Task prompt
Search the records for the string "chunk", and show each line where it appears.

Data

<<<<

#ifdef LFD_PL_TIMING
#define PH_T(i) do { if (blockIdx.x == PL_DBG_BLOCK && threadIdx.x == 0 && dbg_it < 8) g_pl_dbg[dbg_it * 16 + (i)] = __builtin_readcyclecounter(); } while (0)
#else
#define PH_T(i)
#endif

template <int MODE, int CIN, int NSLAB>
__global__ __launch_bounds__(256, 2) void k_pl_head(PhArgs a) {
  using C = PhCfg<MODE, CIN, NSLAB>;
  extern __shared__ __attribute__((aligned(16))) char smem[];
  const int lane = threadIdx.x & 63;
  const int wave = __builtin_amdgcn_readfirstlane((int)(threadIdx.x >> 6));
  const int h = lane >> 5, pix = lane & 31;
  constexpr int PT = MODE == 2 ? 1 : 2;
  const int slab = MODE == 2 ? (wave % NSLAB) : wave;
  const int pt0 = MODE == 2 ? (wave / NSLAB) : 0;
  const bool mfma_wave = MODE != 2 || wave < 2 * NSLAB;

  const int nblk = gridDim.x;
  const int xcd = blockIdx.x & 7, bix = blockIdx.x >> 3;
  const int per_xcd = (a.ntiles + 7) / 8;
  const int t_begin = xcd * per_xcd;
  const int t_end = (t_begin + per_xcd) < a.ntiles ? (t_begin + per_xcd) : a.ntiles;
  const int wgs_xcd = (nblk + 7 - xcd) / 8;
#ifdef PH_STRIDED
  const int t_step = wgs_xcd;
  const int t_first = t_begin + bix, t_last = t_end;
#else
  const int t_step = 1;
  const int chunk = (t_end - t_begin + wgs_xcd - 1) / (wgs_xcd > 0 ? wgs_xcd : 1);
  const int t_first = t_begin + bix * chunk;
  const int t_last = (t_first + chunk) < t_end ? (t_first + chunk) : t_end;
#endif
  int lstart[LFD_MAX_LEVELS];
#pragma unroll
  for (int i = 0; i < LFD_MAX_LEVELS; ++i) lstart[i] = i < a.n_levels ? a.lv[i].tile_start : 0x7fffffff;
  auto level_of = [&](int t) {
    int l = 0;
#pragma unroll
    for (int i = 1; i < LFD_MAX_LEVELS; ++i) l += (t >= lstart[i]) ? 1 : 0;
    return l;
  };

  auto with_level = [&](int l, auto&& f) {
    static_for([&](auto ic) {
      constexpr int i = decltype(ic)::value;
      if (l == i) f(a.lv[i]);
    }, std::make_integer_sequence<int, LFD_MAX_LEVELS>{});
// ... 113 lines not shown
  int buf = 0;
  bool first = true;
  if (t < t_last) issue_in(t, 0);

  for (; t < t_last; t += t_step, ++dbg_it) {
    PH_T(0);
    const int l = level_of(t);
    const bool new_level = l != cur_l;
    if (new_level) with_level(l, [&](const PhLevel& v) { lv = v; });
    const int rel = t - lv.tile_start;
    const int n = rel / lv.tiles_per_img;
    const int j = rel - n * lv.tiles_per_img;
    const int p0 = j * C::TPX;
    const bool has_next = t + t_step < t_last;

    if (first) asm volatile("s_waitcnt vmcnt(0)" ::: "memory");
    else if constexpr (MODE != 2) asm volatile("s_waitcnt vmcnt(8)" ::: "memory");
    else {
      switch (n_st) {
        case 0: asm volatile("s_waitcnt vmcnt(0)" ::: "memory"); break;
        case 1: asm volatile("s_waitcnt vmcnt(1)" ::: "memory"); break;
        case 2: asm volatile("s_waitcnt vmcnt(2)" ::: "memory"); break;
        case 3: asm volatile("s_waitcnt vmcnt(3)" ::: "memory"); break;
        case 4: asm volatile("s_waitcnt vmcnt(4)" ::: "memory"); break;
        case 5: asm volatile("s_waitcnt vmcnt(5)" ::: "memory"); break;
        case 6: asm volatile("s_waitcnt vmcnt(6)" ::: "memory"); break;
        case 7: asm volatile("s_waitcnt vmcnt(7)" ::: "memory"); break;
        case 8: asm volatile("s_waitcnt vmcnt(8)" ::: "memory"); break;
        case 9: asm volatile("s_waitcnt vmcnt(9)" ::: "memory"); break;
        case 10: asm volatile("s_waitcnt vmcnt(10)" ::: "memory"); break;
        case 11: asm volatile("s_waitcnt vmcnt(11)" ::: "memory"); break;
// ... 6 lines not shown
    }
    first = false;
    PH_T(1);
    block_barrier();
    PH_T(2);
    if constexpr (PLANES_IN && C::NBUF == 2) {
      if (has_next) issue_in(t + t_step, buf ^ 1);
    }

    if (new_level) {
      cur_l = l;
      const half8* ws = lv.w0 + ((size_t)slab * C::NK0) * 64 + lane;
#pragma unroll
      for (int k = 0; k < C::NK0; ++k) {
        w0h[k] = ws[(size_t)k * 64];
        w0l[k] = ws[a.w_plane0 + (size_t)k * 64];
      }
      if constexpr (MODE == 0) {
        const half8* w1s = lv.w1 + ((size_t)slab * 8) * 64 + lane;
#pragma unroll
        for (int k = 0; k < 8; ++k) {
          w1h[k] = w1s[(size_t)k * 64];
          w1l[k] = w1s[a.w_plane1 + (size_t)k * 64];
        }
      }
      if (threadIdx.x < 128) {
        sbias[threadIdx.x] = (MODE == 2 && (int)threadIdx.x >= NSLAB * 32) ? 0.f : lv.b0[threadIdx.x];
        if constexpr (MODE == 0) sbias[128 + threadIdx.x] = lv.b1[threadIdx.x];
      }
      if constexpr (MODE == 2) {
        n_st = 0;
        if (mfma_wave) {
#pragma unroll
          for (int i = 0; i < 16; ++i) n_st += (slab * 32 + 8 * (i >> 2) + (i & 3) < a.f_c0 + a.f_c1) ? 1 : 0;
        }
      }
      gnin_key = -1;
      block_barrier();
    }

    const char* op = smem + C::OP_OFF;
    if constexpr (!PLANES_IN) {
      const int pj = (int)threadIdx.x & 31, gi = pj >> 1;
      if (gnin_key != n) {
        gnin_key = n;
        long long s = 0, q = 0;
#pragma unroll
        for (int r = 0; r < kGnRep; ++r) {
          s += (long long)lv.gn_in[(((size_t)r * a.N + n) * 16 + gi) * 2];
          q += (long long)lv.gn_in[(((size_t)r * a.N + n) * 16 + gi) * 2 + 1];
        }
        const double cnt = (double)lv.P * 8.0;
        const double m = (double)s / kGnFix / cnt;
        double var = (double)q / kGnFix / cnt - m * m;
        var = var > 0. ? var : 0.;
        const float rstd = (float)(1. / sqrt(var + (double)a.eps)), mean = (float)m;
#pragma unroll
        for (int e = 0; e < 4; ++e) {
          gn_a[e] = rstd * lv.gamma[pj * 4 + e];
          gn_b[e] = lv.beta[pj * 4 + e] - mean * gn_a[e];
        }
      }
      const char* raw = smem + C::IN_OFF;
      char* opw = smem + C::OP_OFF;
#pragma unroll
      for (int r = 0; r < 8; ++r) {
        const int p = ((int)threadIdx.x >> 5) + 8 * r;
        const float4 v = *reinterpret_cast<const float4*>(raw + p * 512 + pj * 16);
        const float y0 = fmaxf(fmaf(v.x, gn_a[0], gn_b[0]), 0.f), y1 = fmaxf(fmaf(v.y, gn_a[1], gn_b[1]), 0.f);
        const float y2 = fmaxf(fmaf(v.z, gn_a[2], gn_b[2]), 0.f), y3 = fmaxf(fmaf(v.w, gn_a[3], gn_b[3]), 0.f);
        uint2 oh, ol;
        split2(y0, y1, oh.x, ol.x);
        split2(y2, y3, oh.y, ol.y);
        const int o = p * 256 + ((gi ^ (p & 15)) * 16) + (pj & 1) * 8;
        *reinterpret_cast<uint2*>(opw + o) = oh;
        *reinterpret_cast<uint2*>(opw + C::OP_PLANE + o) = ol;
      }
      PH_T(3);
      block_barrier();
      PH_T(4);
      if (has_next) issue_in(t + t_step, 0);
      PH_T(5);
// ... 46 lines not shown

    if constexpr (MODE == 0) {
      const char* xb = smem + C::IN_OFF + buf * 2 * C::IN_PLANE;
      init_acc(sbias + slab * 32 + 4 * h);
      contract([&](int q, int pt) { return xb + xi[pt] + (((2 * q) ^ xikey) << 4); }, C::IN_PLANE, w0h, w0l, std::integral_constant<int, C::NK0>{});
      char* mid = smem + C::OP_OFF;
#pragma unroll
      for (int pt = 0; pt < 2; ++pt) {
        const int pb = pt * 32 + pix;
#pragma unroll
        for (int g = 0; g < 4; ++g) {
          float y[4];
#pragma unroll
          for (int e = 0; e < 4; ++e) {
            y[e] = comb(am[pt][4 * g + e], ac[pt][4 * g + e]);
            if (a.relu0) y[e] = fmaxf(y[e], 0.f);
          }
          uint2 vh, vl;
          split2(y[0], y[1], vh.x, vl.x);
          split2(y[2], y[3], vh.y, vl.y);
          const int o = pb * 256 + (((slab * 4 + g) ^ (pb & 15)) * 16) + 8 * h;
          *reinterpret_cast<uint2*>(mid + o) = vh;
          *reinterpret_cast<uint2*>(mid + C::OP_PLANE + o) = vl;
        }
      }
      block_barrier();
      if constexpr (C::NBUF == 1) {
        if (has_next) issue_in(t + t_step, 0);
      }
      init_acc(sbias + 128 + slab * 32 + 4 * h);
      contract([&](int q, int pt) { return op_addr(op, q, pt); }, C::OP_PLANE, w1h, w1l, std::integral_constant<int, 8>{});
// ... 2 lines not shown
      init_acc(sbias + slab * 32 + 4 * h);
      contract([&](int q, int pt) { return xb + xi[pt] + (((2 * q) ^ xikey) << 4); }, C::IN_PLANE, w0h, w0l, std::integral_constant<int, C::NK0>{});
    } else {
      if (mfma_wave) {
        init_acc(sbias + slab * 32 + 4 * h);
        contract([&](int q, int pt) { return op_addr(op, q, pt); }, C::OP_PLANE, w0h, w0l, std::integral_constant<int, 8>{});
      }
    }

    PH_T(6);
    if constexpr (MODE != 2) {
      if (n != gn_n || l != gn_l) {
        gn_flush();
        gn_n = n; gn_l = l; gn_dst = lv.gn_out;
      }
      float* trash = reinterpret_cast<float*>(const_cast<_Float16*>(a.zeros) + 1024) + (threadIdx.x & 127) * 4;
      float* obase = lv.out + ((size_t)n * lv.P + p0) * 128 + slab * 32 + 4 * h;
#pragma unroll
      for (int pt = 0; pt < 2; ++pt) {
        const int px = pt * 32 + pix;
        const bool ok = p0 + px < lv.P;
        float* orow = obase + (size_t)px * 128;
#pragma unroll
        for (int g = 0; g < 4; ++g) {
          float4 v;
          v.x = comb(am[pt][4 * g + 0], ac[pt][4 * g + 0]);
          v.y = comb(am[pt][4 * g + 1], ac[pt][4 * g + 1]);
          v.z = comb(am[pt][4 * g + 2], ac[pt][4 * g + 2]);
          v.w = comb(am[pt][4 * g + 3], ac[pt][4 * g + 3]);
          *reinterpret_cast<float4*>(ok ? orow + 8 * g : trash) = v;
          if (ok) {
            const float s = (v.x + v.y) + (v.z + v.w);
            const float q = fmaf(v.x, v.x, fmaf(v.y, v.y, fmaf(v.z, v.z, v.w * v.w)));
            gs[g] += (double)s;
            gq[g] += (double)q;
          }
        }
      }
    } else {
      if (mfma_wave) {
        const float sc1 = lv.scale1 ? *lv.scale1 : 1.f;
        const int ctot = a.f_c0 + a.f_c1;
        float* trash = reinterpret_cast<float*>(const_cast<_Float16*>(a.zeros) + 1024) + (threadIdx.x & 127);
        const int px = p0 + pt0 * 32 + pix;
        const bool in_img = px < lv.P;
        const size_t pixi = in_img ? (size_t)px : 0;
        float* q0 = lv.f_out0 + (size_t)n * a.f_img0 + pixi * a.f_c0;
        float* q1 = lv.f_out1 + (size_t)n * a.f_img1 + pixi * a.f_c1 - a.f_c0;
#pragma unroll
        for (int g = 0; g < 4; ++g)
#pragma unroll
          for (int e = 0; e < 4; ++e) {
            if (slab * 32 + 8 * g + e < ctot) {
              const int co = slab * 32 + 8 * g + 4 * h + e;
              const float y = comb(am[0][4 * g + e], ac[0][4 * g + e]);
              const bool first_out = co < a.f_c0;
              float* dst = (in_img && co < ctot) ? (first_out ? q0 : q1) + co : trash;
              *dst = first_out ? y : y * sc1;
            }
          }
      }
    }
    if constexpr (PLANES_IN && C::NBUF == 2) buf ^= 1;
    PH_T(7);
  }
  gn_flush();
}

>>>>

Solution to this exercise
  const int chunk = (t_end - t_begin + wgs_xcd - 1) / (wgs_xcd > 0 ? wgs_xcd : 1);
  const int t_first = t_begin + bix * chunk;
  const int t_last = (t_first + chunk) < t_end ? (t_first + chunk) : t_end;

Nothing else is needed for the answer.